◆ Required work
Which lines below contain the word "momentum"? Copy each one.

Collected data
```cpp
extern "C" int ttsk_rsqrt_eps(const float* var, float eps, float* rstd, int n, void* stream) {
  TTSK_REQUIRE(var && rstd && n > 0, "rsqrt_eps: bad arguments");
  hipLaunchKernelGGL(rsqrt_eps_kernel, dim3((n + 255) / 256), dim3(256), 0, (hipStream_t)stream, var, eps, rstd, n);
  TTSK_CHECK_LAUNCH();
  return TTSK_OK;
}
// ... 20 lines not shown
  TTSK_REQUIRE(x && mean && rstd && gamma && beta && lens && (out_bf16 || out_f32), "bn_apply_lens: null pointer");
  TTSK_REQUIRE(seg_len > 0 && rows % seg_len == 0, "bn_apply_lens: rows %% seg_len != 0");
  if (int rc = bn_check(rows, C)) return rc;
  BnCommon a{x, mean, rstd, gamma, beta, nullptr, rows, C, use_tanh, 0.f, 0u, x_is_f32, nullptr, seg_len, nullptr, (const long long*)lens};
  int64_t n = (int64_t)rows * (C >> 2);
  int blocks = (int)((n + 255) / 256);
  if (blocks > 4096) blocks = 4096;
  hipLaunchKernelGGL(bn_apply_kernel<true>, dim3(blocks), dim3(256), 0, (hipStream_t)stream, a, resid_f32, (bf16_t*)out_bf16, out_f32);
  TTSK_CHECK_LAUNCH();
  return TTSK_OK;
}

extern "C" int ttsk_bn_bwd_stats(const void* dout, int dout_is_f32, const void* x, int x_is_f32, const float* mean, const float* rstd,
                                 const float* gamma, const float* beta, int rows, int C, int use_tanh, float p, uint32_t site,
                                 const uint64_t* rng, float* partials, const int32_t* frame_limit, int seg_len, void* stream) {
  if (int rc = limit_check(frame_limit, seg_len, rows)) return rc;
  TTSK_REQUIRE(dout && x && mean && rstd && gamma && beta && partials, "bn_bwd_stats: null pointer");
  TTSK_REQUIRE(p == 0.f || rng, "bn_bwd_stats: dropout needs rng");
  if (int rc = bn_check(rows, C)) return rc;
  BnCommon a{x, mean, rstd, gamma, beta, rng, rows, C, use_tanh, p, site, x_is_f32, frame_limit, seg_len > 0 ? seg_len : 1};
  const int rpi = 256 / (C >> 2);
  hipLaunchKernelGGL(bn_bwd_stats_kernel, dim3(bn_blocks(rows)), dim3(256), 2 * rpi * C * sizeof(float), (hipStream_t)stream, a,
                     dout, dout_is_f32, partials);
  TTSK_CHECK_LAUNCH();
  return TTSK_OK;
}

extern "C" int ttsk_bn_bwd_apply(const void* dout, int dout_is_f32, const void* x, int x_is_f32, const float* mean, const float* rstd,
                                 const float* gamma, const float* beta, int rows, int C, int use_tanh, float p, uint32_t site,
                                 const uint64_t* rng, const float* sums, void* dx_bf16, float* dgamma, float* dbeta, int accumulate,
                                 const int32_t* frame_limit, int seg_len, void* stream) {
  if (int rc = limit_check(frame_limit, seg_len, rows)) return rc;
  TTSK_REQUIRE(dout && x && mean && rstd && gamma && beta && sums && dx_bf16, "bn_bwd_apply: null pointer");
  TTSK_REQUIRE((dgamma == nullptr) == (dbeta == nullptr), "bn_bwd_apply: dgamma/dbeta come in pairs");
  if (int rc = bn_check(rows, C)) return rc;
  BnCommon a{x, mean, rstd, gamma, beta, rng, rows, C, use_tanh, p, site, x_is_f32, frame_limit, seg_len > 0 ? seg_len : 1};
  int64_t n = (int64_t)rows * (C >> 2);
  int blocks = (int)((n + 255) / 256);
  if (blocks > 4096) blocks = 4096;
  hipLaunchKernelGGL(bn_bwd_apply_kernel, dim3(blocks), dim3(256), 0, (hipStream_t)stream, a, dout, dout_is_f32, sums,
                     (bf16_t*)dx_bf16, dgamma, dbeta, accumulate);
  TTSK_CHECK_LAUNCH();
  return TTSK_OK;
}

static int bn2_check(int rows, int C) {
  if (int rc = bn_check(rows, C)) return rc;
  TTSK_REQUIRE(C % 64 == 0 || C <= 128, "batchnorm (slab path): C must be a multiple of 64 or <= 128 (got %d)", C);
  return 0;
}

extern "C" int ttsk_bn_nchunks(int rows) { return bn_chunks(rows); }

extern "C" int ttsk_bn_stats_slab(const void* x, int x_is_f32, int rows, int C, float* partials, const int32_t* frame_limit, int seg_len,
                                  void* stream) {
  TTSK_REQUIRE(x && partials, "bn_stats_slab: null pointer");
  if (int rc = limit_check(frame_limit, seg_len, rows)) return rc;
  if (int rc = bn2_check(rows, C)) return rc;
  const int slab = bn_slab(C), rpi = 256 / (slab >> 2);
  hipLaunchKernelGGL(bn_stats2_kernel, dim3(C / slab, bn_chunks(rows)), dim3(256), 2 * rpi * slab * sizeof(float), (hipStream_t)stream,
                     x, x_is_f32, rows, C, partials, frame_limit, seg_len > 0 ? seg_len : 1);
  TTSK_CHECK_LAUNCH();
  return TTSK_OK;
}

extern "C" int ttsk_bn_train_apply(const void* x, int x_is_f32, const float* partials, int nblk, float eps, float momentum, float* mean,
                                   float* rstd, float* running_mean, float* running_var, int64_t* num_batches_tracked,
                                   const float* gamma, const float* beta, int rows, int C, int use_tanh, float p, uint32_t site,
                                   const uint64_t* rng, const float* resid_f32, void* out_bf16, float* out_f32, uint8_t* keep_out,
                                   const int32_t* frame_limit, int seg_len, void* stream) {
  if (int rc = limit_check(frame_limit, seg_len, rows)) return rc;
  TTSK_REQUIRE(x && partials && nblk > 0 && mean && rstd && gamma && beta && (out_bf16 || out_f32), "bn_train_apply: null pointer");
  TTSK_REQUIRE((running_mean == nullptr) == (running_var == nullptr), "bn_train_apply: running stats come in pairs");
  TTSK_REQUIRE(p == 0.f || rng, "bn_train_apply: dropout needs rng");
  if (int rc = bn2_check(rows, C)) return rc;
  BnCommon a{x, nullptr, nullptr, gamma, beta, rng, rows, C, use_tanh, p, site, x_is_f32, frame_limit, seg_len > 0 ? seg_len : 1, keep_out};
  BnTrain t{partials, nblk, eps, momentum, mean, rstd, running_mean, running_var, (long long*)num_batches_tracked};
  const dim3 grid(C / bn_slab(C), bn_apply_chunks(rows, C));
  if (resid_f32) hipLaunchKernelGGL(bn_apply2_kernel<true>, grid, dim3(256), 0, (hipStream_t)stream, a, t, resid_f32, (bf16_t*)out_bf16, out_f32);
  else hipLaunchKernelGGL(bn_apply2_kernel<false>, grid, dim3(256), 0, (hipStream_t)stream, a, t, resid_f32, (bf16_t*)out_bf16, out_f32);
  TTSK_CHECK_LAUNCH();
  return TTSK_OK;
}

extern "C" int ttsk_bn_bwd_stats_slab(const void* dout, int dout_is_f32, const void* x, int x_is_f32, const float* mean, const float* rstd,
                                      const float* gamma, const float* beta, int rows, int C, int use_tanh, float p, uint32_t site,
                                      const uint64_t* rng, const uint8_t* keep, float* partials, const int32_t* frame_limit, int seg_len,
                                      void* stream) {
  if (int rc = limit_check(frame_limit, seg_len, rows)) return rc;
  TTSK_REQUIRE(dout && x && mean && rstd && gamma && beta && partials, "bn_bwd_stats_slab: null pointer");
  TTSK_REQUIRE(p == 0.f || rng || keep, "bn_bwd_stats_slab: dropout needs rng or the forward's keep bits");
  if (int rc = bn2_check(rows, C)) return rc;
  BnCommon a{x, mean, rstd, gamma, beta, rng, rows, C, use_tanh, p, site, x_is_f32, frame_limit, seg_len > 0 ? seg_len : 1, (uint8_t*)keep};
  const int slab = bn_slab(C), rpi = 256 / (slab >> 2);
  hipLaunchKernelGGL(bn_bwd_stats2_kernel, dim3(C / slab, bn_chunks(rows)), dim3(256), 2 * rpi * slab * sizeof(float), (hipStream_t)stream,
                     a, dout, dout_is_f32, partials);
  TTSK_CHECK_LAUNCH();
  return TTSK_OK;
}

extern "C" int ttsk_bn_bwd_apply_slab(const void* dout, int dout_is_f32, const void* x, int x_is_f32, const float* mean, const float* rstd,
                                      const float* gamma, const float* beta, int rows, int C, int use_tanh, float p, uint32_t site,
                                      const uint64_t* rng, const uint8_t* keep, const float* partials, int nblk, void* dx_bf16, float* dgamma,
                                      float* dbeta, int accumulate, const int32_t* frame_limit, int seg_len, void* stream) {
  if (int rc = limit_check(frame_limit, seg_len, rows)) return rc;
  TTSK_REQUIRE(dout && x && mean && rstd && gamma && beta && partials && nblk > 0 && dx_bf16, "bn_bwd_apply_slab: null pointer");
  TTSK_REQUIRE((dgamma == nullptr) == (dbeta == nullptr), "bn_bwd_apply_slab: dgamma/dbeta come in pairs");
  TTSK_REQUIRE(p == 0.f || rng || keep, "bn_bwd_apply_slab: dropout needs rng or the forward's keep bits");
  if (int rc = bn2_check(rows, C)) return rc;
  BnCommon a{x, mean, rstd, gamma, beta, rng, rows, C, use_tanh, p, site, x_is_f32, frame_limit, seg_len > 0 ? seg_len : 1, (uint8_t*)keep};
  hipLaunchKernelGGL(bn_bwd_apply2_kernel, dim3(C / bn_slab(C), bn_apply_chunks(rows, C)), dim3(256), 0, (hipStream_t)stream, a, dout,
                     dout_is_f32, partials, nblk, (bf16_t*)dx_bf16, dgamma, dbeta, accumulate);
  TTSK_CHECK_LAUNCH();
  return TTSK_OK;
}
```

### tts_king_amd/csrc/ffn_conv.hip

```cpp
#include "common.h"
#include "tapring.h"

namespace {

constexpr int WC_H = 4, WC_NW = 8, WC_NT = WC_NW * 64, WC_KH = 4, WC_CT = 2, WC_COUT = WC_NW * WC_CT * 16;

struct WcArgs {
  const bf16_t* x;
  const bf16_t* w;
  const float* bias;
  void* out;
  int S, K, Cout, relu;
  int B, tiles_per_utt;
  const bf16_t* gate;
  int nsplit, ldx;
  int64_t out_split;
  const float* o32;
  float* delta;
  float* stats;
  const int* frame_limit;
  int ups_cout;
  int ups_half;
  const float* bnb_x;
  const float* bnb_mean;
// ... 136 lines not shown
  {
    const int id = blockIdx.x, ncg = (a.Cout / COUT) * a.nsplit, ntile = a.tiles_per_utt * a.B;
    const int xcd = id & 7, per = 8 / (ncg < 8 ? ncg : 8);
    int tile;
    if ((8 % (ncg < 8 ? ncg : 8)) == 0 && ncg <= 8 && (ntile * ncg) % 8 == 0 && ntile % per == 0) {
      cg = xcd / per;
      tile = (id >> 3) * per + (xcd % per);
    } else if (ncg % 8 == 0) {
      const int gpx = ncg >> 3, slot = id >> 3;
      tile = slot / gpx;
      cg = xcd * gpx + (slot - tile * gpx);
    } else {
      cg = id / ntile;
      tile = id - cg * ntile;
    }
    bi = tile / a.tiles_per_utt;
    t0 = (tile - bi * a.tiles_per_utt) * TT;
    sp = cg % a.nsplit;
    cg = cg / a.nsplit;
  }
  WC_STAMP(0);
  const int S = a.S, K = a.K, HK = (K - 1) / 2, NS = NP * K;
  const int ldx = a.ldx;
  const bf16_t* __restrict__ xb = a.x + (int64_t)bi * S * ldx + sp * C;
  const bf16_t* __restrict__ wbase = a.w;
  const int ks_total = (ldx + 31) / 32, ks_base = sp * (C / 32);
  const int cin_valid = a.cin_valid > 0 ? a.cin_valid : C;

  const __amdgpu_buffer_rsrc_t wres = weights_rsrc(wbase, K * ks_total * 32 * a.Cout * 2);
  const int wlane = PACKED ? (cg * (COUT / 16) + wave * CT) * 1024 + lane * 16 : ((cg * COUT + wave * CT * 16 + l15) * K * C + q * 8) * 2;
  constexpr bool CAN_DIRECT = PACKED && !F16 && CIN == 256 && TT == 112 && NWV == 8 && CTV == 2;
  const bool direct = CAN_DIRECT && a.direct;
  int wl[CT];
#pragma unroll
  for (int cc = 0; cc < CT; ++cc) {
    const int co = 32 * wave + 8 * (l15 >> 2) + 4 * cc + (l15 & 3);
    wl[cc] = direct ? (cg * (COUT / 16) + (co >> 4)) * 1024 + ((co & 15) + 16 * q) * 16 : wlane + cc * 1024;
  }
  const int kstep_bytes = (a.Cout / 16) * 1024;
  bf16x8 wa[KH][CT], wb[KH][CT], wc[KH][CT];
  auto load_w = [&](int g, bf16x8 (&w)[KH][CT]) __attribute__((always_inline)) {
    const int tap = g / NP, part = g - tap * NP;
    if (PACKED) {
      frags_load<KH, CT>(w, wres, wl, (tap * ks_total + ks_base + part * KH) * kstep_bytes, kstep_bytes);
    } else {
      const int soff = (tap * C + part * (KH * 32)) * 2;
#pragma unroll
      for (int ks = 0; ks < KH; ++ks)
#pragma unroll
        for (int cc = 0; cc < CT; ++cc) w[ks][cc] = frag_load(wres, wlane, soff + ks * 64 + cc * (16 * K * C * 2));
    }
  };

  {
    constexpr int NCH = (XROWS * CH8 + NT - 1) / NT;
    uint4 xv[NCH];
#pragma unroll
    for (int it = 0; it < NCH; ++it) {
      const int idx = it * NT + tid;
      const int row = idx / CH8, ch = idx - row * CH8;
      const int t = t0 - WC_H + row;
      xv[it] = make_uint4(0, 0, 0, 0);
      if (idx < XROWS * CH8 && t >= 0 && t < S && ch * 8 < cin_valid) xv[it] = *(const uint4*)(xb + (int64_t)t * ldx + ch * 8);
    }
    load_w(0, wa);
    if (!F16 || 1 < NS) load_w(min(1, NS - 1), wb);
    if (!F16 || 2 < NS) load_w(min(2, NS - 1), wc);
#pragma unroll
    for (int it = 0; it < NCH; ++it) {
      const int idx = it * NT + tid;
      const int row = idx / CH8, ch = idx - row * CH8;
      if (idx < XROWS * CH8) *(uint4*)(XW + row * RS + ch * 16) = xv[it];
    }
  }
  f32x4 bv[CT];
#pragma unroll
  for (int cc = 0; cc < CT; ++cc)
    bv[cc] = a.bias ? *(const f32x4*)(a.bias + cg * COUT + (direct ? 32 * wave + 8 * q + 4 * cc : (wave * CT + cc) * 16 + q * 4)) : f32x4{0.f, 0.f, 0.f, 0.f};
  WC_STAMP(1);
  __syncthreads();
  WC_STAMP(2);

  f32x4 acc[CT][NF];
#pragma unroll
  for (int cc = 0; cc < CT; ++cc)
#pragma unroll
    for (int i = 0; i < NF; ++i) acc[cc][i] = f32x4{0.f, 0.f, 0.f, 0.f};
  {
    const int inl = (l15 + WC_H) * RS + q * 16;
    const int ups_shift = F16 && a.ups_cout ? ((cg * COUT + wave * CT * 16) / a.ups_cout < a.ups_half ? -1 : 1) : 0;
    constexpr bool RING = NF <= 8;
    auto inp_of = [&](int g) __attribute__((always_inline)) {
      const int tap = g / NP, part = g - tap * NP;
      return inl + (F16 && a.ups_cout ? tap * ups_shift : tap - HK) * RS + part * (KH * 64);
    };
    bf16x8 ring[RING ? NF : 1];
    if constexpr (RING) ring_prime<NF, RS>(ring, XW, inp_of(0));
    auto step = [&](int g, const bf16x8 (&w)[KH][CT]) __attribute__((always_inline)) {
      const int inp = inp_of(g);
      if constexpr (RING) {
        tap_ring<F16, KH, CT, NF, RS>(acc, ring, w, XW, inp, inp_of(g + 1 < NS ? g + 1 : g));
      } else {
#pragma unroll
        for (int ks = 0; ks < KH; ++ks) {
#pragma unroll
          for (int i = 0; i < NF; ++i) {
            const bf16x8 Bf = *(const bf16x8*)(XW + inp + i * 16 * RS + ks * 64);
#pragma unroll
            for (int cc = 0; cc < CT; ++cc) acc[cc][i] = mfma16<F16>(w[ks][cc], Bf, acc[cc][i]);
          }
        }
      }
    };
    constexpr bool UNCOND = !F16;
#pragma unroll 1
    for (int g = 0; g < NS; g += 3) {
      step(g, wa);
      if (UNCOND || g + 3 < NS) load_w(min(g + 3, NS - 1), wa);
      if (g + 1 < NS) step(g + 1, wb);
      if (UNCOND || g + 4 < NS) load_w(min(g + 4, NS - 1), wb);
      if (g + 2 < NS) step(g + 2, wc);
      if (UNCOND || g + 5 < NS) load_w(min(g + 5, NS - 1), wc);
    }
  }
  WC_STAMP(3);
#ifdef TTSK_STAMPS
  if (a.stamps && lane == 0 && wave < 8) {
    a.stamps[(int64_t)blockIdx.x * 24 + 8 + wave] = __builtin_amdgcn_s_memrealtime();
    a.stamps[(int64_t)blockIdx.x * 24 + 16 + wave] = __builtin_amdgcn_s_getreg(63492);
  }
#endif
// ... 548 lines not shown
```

* * *

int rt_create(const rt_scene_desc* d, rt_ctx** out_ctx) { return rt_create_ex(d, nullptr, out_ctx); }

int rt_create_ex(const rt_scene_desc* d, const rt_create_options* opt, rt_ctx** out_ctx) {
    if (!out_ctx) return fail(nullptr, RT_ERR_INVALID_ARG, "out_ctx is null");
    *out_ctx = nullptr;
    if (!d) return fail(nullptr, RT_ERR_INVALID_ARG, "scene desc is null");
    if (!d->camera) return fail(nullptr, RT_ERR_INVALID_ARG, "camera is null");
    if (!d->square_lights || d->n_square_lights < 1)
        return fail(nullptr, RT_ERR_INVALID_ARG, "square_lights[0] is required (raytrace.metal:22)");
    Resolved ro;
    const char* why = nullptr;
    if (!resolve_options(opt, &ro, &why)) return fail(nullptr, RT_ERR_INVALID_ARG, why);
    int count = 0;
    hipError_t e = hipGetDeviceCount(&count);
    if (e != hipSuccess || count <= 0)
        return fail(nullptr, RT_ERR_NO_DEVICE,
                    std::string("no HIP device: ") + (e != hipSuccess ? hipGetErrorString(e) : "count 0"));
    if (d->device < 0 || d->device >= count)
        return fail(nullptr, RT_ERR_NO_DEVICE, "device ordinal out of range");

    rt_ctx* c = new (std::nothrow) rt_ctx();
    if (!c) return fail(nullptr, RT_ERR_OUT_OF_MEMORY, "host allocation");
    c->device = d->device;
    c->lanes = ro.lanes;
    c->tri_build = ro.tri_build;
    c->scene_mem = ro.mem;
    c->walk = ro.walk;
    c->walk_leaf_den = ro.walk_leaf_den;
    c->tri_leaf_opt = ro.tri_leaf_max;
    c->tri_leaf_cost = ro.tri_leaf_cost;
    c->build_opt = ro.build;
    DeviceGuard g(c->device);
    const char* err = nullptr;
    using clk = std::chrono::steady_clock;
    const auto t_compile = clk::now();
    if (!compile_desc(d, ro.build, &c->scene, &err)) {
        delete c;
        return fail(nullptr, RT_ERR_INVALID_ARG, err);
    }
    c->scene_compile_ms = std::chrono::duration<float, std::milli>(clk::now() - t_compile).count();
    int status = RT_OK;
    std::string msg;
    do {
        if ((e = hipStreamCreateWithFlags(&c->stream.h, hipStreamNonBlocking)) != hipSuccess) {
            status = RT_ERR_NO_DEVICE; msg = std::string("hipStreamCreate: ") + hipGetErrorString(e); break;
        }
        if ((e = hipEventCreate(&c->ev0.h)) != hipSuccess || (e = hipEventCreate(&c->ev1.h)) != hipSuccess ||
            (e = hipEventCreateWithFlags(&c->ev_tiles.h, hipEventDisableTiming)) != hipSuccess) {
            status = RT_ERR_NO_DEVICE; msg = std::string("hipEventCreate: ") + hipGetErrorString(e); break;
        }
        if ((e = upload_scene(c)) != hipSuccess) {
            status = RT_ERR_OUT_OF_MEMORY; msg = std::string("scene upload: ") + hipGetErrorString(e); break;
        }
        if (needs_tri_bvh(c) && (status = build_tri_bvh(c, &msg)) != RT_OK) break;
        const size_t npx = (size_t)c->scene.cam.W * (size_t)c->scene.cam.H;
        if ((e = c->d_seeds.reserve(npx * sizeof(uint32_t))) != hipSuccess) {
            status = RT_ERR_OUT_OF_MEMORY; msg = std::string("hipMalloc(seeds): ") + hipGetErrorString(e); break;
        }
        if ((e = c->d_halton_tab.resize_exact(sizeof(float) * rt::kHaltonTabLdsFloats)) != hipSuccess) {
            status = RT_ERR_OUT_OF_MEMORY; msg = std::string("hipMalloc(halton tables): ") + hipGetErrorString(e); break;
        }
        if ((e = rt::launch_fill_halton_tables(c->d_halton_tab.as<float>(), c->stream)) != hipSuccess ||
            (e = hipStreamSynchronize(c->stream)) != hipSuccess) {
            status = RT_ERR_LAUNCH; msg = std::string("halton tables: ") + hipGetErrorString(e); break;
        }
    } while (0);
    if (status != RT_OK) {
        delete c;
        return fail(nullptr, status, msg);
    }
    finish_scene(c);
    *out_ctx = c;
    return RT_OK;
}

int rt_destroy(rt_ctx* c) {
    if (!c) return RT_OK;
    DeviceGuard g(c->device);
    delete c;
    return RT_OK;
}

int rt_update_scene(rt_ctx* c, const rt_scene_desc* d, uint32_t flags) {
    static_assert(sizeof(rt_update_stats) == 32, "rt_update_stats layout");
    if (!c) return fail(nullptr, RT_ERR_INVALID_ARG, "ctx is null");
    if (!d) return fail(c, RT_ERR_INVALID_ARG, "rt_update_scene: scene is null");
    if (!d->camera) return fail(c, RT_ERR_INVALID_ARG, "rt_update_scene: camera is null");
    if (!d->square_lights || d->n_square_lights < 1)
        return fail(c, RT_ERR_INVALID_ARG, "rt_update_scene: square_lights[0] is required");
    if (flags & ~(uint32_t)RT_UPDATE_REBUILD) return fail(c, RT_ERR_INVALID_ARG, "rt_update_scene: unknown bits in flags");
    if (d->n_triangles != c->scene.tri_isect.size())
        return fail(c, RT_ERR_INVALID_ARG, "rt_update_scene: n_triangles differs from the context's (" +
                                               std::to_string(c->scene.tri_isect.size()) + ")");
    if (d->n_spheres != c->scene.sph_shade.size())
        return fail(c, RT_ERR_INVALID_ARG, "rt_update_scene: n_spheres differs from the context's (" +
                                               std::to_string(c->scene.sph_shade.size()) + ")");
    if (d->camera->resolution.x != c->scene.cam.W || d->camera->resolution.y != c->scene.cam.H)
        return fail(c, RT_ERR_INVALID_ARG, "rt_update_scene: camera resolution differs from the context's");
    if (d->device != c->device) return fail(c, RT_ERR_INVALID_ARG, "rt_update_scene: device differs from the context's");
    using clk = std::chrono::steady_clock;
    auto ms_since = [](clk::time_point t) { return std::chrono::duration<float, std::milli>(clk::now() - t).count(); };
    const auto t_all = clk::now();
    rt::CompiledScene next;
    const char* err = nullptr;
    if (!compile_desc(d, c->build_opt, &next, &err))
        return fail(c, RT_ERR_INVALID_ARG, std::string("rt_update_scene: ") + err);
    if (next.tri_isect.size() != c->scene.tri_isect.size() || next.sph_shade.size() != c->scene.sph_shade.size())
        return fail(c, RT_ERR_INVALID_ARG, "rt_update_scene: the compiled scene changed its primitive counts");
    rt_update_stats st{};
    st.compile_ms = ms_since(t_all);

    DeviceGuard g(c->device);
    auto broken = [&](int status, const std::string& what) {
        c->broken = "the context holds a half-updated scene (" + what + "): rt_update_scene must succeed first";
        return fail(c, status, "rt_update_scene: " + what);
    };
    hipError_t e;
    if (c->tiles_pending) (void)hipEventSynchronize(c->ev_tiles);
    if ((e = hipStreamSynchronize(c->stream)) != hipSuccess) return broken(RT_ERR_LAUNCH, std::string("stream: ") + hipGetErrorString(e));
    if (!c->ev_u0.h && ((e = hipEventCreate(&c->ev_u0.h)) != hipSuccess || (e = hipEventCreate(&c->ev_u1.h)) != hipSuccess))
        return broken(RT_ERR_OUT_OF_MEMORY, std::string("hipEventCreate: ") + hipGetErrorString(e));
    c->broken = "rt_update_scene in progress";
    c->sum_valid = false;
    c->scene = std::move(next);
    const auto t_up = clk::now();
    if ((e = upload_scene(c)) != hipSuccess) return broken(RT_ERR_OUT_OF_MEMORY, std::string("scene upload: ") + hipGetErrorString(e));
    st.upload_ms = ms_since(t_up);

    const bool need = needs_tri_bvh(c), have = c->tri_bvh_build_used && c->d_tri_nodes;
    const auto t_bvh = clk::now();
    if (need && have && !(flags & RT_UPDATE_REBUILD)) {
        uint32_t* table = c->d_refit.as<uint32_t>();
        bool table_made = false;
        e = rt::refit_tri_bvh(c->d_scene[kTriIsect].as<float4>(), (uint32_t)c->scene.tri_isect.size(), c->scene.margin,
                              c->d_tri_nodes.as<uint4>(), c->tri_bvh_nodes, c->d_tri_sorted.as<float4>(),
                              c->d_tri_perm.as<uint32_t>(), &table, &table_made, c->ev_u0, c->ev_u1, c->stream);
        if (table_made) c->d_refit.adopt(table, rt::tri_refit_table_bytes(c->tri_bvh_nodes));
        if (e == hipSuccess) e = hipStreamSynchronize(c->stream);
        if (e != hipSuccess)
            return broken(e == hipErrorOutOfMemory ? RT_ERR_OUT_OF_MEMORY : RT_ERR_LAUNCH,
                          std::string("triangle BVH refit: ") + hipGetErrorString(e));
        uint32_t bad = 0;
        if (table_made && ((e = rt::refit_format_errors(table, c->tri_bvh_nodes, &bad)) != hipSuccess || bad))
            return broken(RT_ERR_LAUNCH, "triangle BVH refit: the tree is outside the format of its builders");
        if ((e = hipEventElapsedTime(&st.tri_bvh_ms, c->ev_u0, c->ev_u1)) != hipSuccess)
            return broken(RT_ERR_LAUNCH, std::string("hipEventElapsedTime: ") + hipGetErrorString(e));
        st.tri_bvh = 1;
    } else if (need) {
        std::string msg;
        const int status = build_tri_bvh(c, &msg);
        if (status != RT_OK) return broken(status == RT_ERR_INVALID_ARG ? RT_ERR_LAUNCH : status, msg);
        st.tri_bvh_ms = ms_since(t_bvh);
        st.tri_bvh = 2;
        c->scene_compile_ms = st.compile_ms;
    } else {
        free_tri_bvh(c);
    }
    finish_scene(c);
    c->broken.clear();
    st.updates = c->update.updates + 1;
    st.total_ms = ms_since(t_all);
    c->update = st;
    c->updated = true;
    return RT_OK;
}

◆ Written answer
extern "C" int ttsk_bn_train_apply(const void* x, int x_is_f32, const float* partials, int nblk, float eps, float momentum, float* mean,
  BnTrain t{partials, nblk, eps, momentum, mean, rstd, running_mean, running_var, (long long*)num_batches_tracked};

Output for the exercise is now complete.